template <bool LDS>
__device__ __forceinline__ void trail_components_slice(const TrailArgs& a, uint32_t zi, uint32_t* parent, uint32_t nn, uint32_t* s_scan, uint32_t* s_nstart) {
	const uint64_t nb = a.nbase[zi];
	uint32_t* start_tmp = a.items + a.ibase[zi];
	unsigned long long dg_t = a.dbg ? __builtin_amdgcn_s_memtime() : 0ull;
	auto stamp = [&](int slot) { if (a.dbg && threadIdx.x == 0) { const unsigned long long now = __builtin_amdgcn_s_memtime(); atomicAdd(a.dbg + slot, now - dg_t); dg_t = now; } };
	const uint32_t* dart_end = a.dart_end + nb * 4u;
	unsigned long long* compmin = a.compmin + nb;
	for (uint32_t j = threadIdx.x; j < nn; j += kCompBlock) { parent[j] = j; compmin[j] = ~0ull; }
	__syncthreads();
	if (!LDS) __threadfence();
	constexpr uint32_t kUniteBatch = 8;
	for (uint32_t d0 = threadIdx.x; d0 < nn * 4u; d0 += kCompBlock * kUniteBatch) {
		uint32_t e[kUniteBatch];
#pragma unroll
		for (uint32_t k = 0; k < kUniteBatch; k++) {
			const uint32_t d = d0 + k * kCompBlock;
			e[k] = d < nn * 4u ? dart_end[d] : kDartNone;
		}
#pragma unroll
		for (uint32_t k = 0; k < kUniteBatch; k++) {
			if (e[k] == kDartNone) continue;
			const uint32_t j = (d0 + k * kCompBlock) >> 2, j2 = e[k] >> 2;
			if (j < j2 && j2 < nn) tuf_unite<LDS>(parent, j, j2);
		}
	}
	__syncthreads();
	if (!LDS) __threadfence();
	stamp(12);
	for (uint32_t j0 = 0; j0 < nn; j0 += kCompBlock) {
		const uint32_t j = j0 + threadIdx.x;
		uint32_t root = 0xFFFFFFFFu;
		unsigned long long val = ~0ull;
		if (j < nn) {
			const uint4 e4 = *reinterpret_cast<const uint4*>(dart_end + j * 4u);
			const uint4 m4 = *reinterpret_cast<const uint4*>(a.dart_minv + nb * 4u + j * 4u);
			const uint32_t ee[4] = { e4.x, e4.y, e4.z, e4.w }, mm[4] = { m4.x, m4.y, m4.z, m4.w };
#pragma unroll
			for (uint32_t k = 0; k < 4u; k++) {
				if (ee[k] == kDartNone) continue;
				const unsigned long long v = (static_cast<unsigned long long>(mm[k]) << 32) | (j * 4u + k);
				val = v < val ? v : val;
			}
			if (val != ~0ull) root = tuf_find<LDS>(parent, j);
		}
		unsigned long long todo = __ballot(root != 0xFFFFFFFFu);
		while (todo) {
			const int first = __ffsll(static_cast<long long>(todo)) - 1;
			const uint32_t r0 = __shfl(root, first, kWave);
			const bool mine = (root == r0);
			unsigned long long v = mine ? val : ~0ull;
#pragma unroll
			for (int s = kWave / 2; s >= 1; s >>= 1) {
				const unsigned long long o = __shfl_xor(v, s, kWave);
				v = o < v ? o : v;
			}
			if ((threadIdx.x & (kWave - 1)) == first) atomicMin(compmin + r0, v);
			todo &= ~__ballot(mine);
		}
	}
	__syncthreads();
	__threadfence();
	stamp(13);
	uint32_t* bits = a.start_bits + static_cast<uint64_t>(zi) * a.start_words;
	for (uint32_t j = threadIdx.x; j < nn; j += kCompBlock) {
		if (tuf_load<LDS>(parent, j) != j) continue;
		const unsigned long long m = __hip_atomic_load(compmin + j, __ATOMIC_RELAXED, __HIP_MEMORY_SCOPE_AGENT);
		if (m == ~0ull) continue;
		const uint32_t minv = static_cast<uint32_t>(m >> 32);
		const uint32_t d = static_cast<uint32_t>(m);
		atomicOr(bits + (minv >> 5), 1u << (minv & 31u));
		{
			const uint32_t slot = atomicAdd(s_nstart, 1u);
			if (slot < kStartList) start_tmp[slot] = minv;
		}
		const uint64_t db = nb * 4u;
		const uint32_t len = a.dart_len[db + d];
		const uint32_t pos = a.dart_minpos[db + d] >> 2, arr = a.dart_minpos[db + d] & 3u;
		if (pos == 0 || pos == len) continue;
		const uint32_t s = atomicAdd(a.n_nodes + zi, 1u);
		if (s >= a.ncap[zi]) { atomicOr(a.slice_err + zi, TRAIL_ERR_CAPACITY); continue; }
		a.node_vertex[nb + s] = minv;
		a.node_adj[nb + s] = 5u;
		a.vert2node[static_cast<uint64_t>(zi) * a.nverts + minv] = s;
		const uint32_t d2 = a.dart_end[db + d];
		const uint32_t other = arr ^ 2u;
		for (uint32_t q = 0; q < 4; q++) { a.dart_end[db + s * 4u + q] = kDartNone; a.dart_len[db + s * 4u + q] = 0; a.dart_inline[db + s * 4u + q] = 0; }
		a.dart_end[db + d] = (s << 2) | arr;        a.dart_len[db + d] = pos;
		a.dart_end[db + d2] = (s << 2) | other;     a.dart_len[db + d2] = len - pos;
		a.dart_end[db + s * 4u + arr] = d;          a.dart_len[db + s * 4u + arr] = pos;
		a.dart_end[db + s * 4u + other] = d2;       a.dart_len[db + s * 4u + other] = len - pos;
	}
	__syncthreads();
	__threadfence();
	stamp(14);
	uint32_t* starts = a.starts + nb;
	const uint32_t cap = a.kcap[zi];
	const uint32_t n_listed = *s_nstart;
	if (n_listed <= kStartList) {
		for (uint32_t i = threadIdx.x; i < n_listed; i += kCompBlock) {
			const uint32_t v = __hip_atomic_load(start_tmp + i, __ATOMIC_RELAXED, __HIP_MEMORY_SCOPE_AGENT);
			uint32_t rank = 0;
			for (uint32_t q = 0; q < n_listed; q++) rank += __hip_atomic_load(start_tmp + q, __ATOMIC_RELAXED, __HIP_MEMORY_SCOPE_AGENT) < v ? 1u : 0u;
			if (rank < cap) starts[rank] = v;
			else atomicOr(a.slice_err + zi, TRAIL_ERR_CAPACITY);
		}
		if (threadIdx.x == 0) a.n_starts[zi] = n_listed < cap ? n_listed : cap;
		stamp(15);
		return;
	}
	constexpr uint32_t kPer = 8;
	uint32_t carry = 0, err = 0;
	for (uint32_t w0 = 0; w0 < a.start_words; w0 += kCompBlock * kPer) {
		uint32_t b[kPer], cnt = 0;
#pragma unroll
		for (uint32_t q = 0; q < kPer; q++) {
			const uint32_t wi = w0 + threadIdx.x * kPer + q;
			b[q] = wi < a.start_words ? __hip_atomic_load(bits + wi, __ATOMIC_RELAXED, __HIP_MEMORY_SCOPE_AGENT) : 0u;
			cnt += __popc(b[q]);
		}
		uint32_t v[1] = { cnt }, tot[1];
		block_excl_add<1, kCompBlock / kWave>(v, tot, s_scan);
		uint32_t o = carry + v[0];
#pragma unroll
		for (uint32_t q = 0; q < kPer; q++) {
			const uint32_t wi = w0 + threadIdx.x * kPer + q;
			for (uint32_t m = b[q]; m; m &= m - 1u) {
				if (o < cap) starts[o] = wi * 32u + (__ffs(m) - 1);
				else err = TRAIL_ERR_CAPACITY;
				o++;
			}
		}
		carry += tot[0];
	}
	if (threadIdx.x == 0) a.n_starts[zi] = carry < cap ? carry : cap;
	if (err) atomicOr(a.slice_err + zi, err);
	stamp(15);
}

→ WHAT TO WORK ON
Would you give the listing again, word for word?

→ RESPONSE TO THE TASK
template <bool LDS>
__device__ __forceinline__ void trail_components_slice(const TrailArgs& a, uint32_t zi, uint32_t* parent, uint32_t nn, uint32_t* s_scan, uint32_t* s_nstart) {
	const uint64_t nb = a.nbase[zi];
	uint32_t* start_tmp = a.items + a.ibase[zi];
	unsigned long long dg_t = a.dbg ? __builtin_amdgcn_s_memtime() : 0ull;
	auto stamp = [&](int slot) { if (a.dbg && threadIdx.x == 0) { const unsigned long long now = __builtin_amdgcn_s_memtime(); atomicAdd(a.dbg + slot, now - dg_t); dg_t = now; } };
	const uint32_t* dart_end = a.dart_end + nb * 4u;
	unsigned long long* compmin = a.compmin + nb;
	for (uint32_t j = threadIdx.x; j < nn; j += kCompBlock) { parent[j] = j; compmin[j] = ~0ull; }
	__syncthreads();
	if (!LDS) __threadfence();
	constexpr uint32_t kUniteBatch = 8;
	for (uint32_t d0 = threadIdx.x; d0 < nn * 4u; d0 += kCompBlock * kUniteBatch) {
		uint32_t e[kUniteBatch];
#pragma unroll
		for (uint32_t k = 0; k < kUniteBatch; k++) {
			const uint32_t d = d0 + k * kCompBlock;
			e[k] = d < nn * 4u ? dart_end[d] : kDartNone;
		}
#pragma unroll
		for (uint32_t k = 0; k < kUniteBatch; k++) {
			if (e[k] == kDartNone) continue;
			const uint32_t j = (d0 + k * kCompBlock) >> 2, j2 = e[k] >> 2;
			if (j < j2 && j2 < nn) tuf_unite<LDS>(parent, j, j2);
		}
	}
	__syncthreads();
	if (!LDS) __threadfence();
	stamp(12);
	for (uint32_t j0 = 0; j0 < nn; j0 += kCompBlock) {
		const uint32_t j = j0 + threadIdx.x;
		uint32_t root = 0xFFFFFFFFu;
		unsigned long long val = ~0ull;
		if (j < nn) {
			const uint4 e4 = *reinterpret_cast<const uint4*>(dart_end + j * 4u);
			const uint4 m4 = *reinterpret_cast<const uint4*>(a.dart_minv + nb * 4u + j * 4u);
			const uint32_t ee[4] = { e4.x, e4.y, e4.z, e4.w }, mm[4] = { m4.x, m4.y, m4.z, m4.w };
#pragma unroll
			for (uint32_t k = 0; k < 4u; k++) {
				if (ee[k] == kDartNone) continue;
				const unsigned long long v = (static_cast<unsigned long long>(mm[k]) << 32) | (j * 4u + k);
				val = v < val ? v : val;
			}
			if (val != ~0ull) root = tuf_find<LDS>(parent, j);
		}
		unsigned long long todo = __ballot(root != 0xFFFFFFFFu);
		while (todo) {
			const int first = __ffsll(static_cast<long long>(todo)) - 1;
			const uint32_t r0 = __shfl(root, first, kWave);
			const bool mine = (root == r0);
			unsigned long long v = mine ? val : ~0ull;
#pragma unroll
			for (int s = kWave / 2; s >= 1; s >>= 1) {
				const unsigned long long o = __shfl_xor(v, s, kWave);
				v = o < v ? o : v;
			}
			if ((threadIdx.x & (kWave - 1)) == first) atomicMin(compmin + r0, v);
			todo &= ~__ballot(mine);
		}
	}
	__syncthreads();
	__threadfence();
	stamp(13);
	uint32_t* bits = a.start_bits + static_cast<uint64_t>(zi) * a.start_words;
	for (uint32_t j = threadIdx.x; j < nn; j += kCompBlock) {
		if (tuf_load<LDS>(parent, j) != j) continue;
		const unsigned long long m = __hip_atomic_load(compmin + j, __ATOMIC_RELAXED, __HIP_MEMORY_SCOPE_AGENT);
		if (m == ~0ull) continue;
		const uint32_t minv = static_cast<uint32_t>(m >> 32);
		const uint32_t d = static_cast<uint32_t>(m);
		atomicOr(bits + (minv >> 5), 1u << (minv & 31u));
		{
			const uint32_t slot = atomicAdd(s_nstart, 1u);
			if (slot < kStartList) start_tmp[slot] = minv;
		}
		const uint64_t db = nb * 4u;
		const uint32_t len = a.dart_len[db + d];
		const uint32_t pos = a.dart_minpos[db + d] >> 2, arr = a.dart_minpos[db + d] & 3u;
		if (pos == 0 || pos == len) continue;
		const uint32_t s = atomicAdd(a.n_nodes + zi, 1u);
		if (s >= a.ncap[zi]) { atomicOr(a.slice_err + zi, TRAIL_ERR_CAPACITY); continue; }
		a.node_vertex[nb + s] = minv;
		a.node_adj[nb + s] = 5u;
		a.vert2node[static_cast<uint64_t>(zi) * a.nverts + minv] = s;
		const uint32_t d2 = a.dart_end[db + d];
		const uint32_t other = arr ^ 2u;
		for (uint32_t q = 0; q < 4; q++) { a.dart_end[db + s * 4u + q] = kDartNone; a.dart_len[db + s * 4u + q] = 0; a.dart_inline[db + s * 4u + q] = 0; }
		a.dart_end[db + d] = (s << 2) | arr;        a.dart_len[db + d] = pos;
		a.dart_end[db + d2] = (s << 2) | other;     a.dart_len[db + d2] = len - pos;
		a.dart_end[db + s * 4u + arr] = d;          a.dart_len[db + s * 4u + arr] = pos;
		a.dart_end[db + s * 4u + other] = d2;       a.dart_len[db + s * 4u + other] = len - pos;
	}
	__syncthreads();
	__threadfence();
	stamp(14);
	uint32_t* starts = a.starts + nb;
	const uint32_t cap = a.kcap[zi];
	const uint32_t n_listed = *s_nstart;
	if (n_listed <= kStartList) {
		for (uint32_t i = threadIdx.x; i < n_listed; i += kCompBlock) {
			const uint32_t v = __hip_atomic_load(start_tmp + i, __ATOMIC_RELAXED, __HIP_MEMORY_SCOPE_AGENT);
			uint32_t rank = 0;
			for (uint32_t q = 0; q < n_listed; q++) rank += __hip_atomic_load(start_tmp + q, __ATOMIC_RELAXED, __HIP_MEMORY_SCOPE_AGENT) < v ? 1u : 0u;
			if (rank < cap) starts[rank] = v;
			else atomicOr(a.slice_err + zi, TRAIL_ERR_CAPACITY);
		}
		if (threadIdx.x == 0) a.n_starts[zi] = n_listed < cap ? n_listed : cap;
		stamp(15);
		return;
	}
	constexpr uint32_t kPer = 8;
	uint32_t carry = 0, err = 0;
	for (uint32_t w0 = 0; w0 < a.start_words; w0 += kCompBlock * kPer) {
		uint32_t b[kPer], cnt = 0;
#pragma unroll
		for (uint32_t q = 0; q < kPer; q++) {
			const uint32_t wi = w0 + threadIdx.x * kPer + q;
			b[q] = wi < a.start_words ? __hip_atomic_load(bits + wi, __ATOMIC_RELAXED, __HIP_MEMORY_SCOPE_AGENT) : 0u;
			cnt += __popc(b[q]);
		}
		uint32_t v[1] = { cnt }, tot[1];
		block_excl_add<1, kCompBlock / kWave>(v, tot, s_scan);
		uint32_t o = carry + v[0];
#pragma unroll
		for (uint32_t q = 0; q < kPer; q++) {
			const uint32_t wi = w0 + threadIdx.x * kPer + q;
			for (uint32_t m = b[q]; m; m &= m - 1u) {
				if (o < cap) starts[o] = wi * 32u + (__ffs(m) - 1);
				else err = TRAIL_ERR_CAPACITY;
				o++;
			}
		}
		carry += tot[0];
	}
	if (threadIdx.x == 0) a.n_starts[zi] = carry < cap ? carry : cap;
	if (err) atomicOr(a.slice_err + zi, err);
	stamp(15);
}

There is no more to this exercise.